Seme K, Mocilnik T, Fujs K, Babic DZ, Todorović A, Fras-Stefan T, Poljak M

Institute of Microbiology and Immunology, Medical Faculty of Ljubljana, Zaloska 4, 1000 Ljubljana, Slovenia. katja.seme@mf.uni-lj.si

The usefulness of 24 mini-pool hepatitis C virus (HCV) RNA screening was evaluated in a 2-year prospective study carried out on a total of 6432 consecutive anti-HCV negative specimens in a routine diagnostic laboratory setting. A total of 268 mini-pools were tested using an automated commercial PCR assay for qualitative detection of HCV RNA, with a lower limit of detection of 50 IU/ml. Eighteen (0.28%) anti-HCV negative/HCV RNA positive serum samples obtained from 12 patients (all intravenous drug users), were detected. Ten patients responded to an invitation for follow-up testing. Five, three and one patient seroconverted in the first, second and third follow-up sample, respectively. One patient had not seroconverted by the end of the study period.

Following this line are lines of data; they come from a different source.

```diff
@@ -498,6 +523,44 @@
   return ppls_launch_oz_syrk_v(0, planes, pstride, Pp, nkb, nmod, part, st);
 }
 
+hipError_t ppls_launch_oz_fold(const uint8_t* grp, int nmod, int G, int Pp, uint8_t* acc, int first, hipStream_t st) {
+  const int T = Pp / OZ_TT, ntiles = T * (T + 1) / 2;
+  const dim3 grid((unsigned)(ntiles * (OZ_TT * OZ_TT / 16 / 256)), (unsigned)nmod);
+  hipLaunchKernelGGL(ppls_oz_fold_kernel, grid, dim3(256), 0, st, grp, G, ntiles, acc, first);
+  return hipGetLastError();
+}
+
+int64_t ppls_oz_plan_groups(int64_t n, int Pp, int nmod, int num_cus, int64_t total_hbm, int64_t free_hbm,
+                            int force_group, int* G) {
+  if (n < 1 || Pp < OZ_TT || Pp % OZ_TT || nmod < 1 || num_cus < 1) return 0;
+  const int64_t nkb = (n + OZ_KS - 1) / OZ_KS;
+  const int64_t nsplit = (nkb + OZ_SPLIT_STAGES - 1) / OZ_SPLIT_STAGES;
+  const int64_t T = Pp / OZ_TT, ntiles = T * (T + 1) / 2, tile = (int64_t)OZ_TT * OZ_TT;
+  const double gate = (double)free_hbm - (1073741824.0 > 0.05 * (double)free_hbm ? 1073741824.0 : 0.05 * (double)free_hbm);
+  const double cap = force_group > 0 ? gate : ((double)total_hbm / 10.0 < gate ? (double)total_hbm / 10.0 : gate);
+  auto bytes = [&](int64_t g) {
+    const int64_t stages = g * OZ_SPLIT_STAGES < nkb ? g * OZ_SPLIT_STAGES : nkb;
+    return nmod * stages * Pp * OZ_KS + nmod * g * ntiles * tile + (g < nsplit ? nmod * ntiles * tile : 0);
+  };
+  int64_t g = force_group > 0 ? force_group : (16 * (int64_t)num_cus + nmod * ntiles - 1) / (nmod * ntiles);
+  g = g < 1 ? 1 : g > nsplit ? nsplit : g;
+  if (g > 63) g = 63;
+  for (;;) {
+    if ((double)bytes(g) <= cap) {
+      if (G) *G = (int)g;
+      return bytes(g);
+    }
+    if (force_group > 0 || g == 1) return 0;
+    --g;
+  }
+}
+
+int ppls_gram_int8_auto(int64_t n_total, int nranks, int P) {
+  if (nranks < 1) nranks = 1;
+  const double rows = (double)((n_total + nranks - 1) / nranks);
+  return rows * (double)P * (double)P >= PPLS_OZ_AUTO_NPP ? 1 : 0;
+}
+
 hipError_t ppls_launch_oz_finish(const uint8_t* part, int nmod, int nsplit, int Pp, int xcols, int xreal, int yreal,
                                  int P, const int* shift, double* G, hipStream_t st) {
   const OzCols g{xreal, xcols, yreal};
```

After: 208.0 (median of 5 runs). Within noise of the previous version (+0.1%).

The interval between the first HCV RNA positive sample and the first anti-HCV positive samples was 24-192 days. The costs of detecting a single anti-HCV negative/HCV RNA positive sample and a single anti-HCV negative/HCV RNA positive patient using the 24 mini-pool HCV RNA screening strategy were estimated to be around euro 643 and 965, respectively. It was shown that screening for HCV infection using the 24 mini-pool HCV RNA screening strategy can also be both useful and cost effective outside a blood transfusion setting.

Published 5 February 2007 in J Virol Methods, 140(1): 218-21.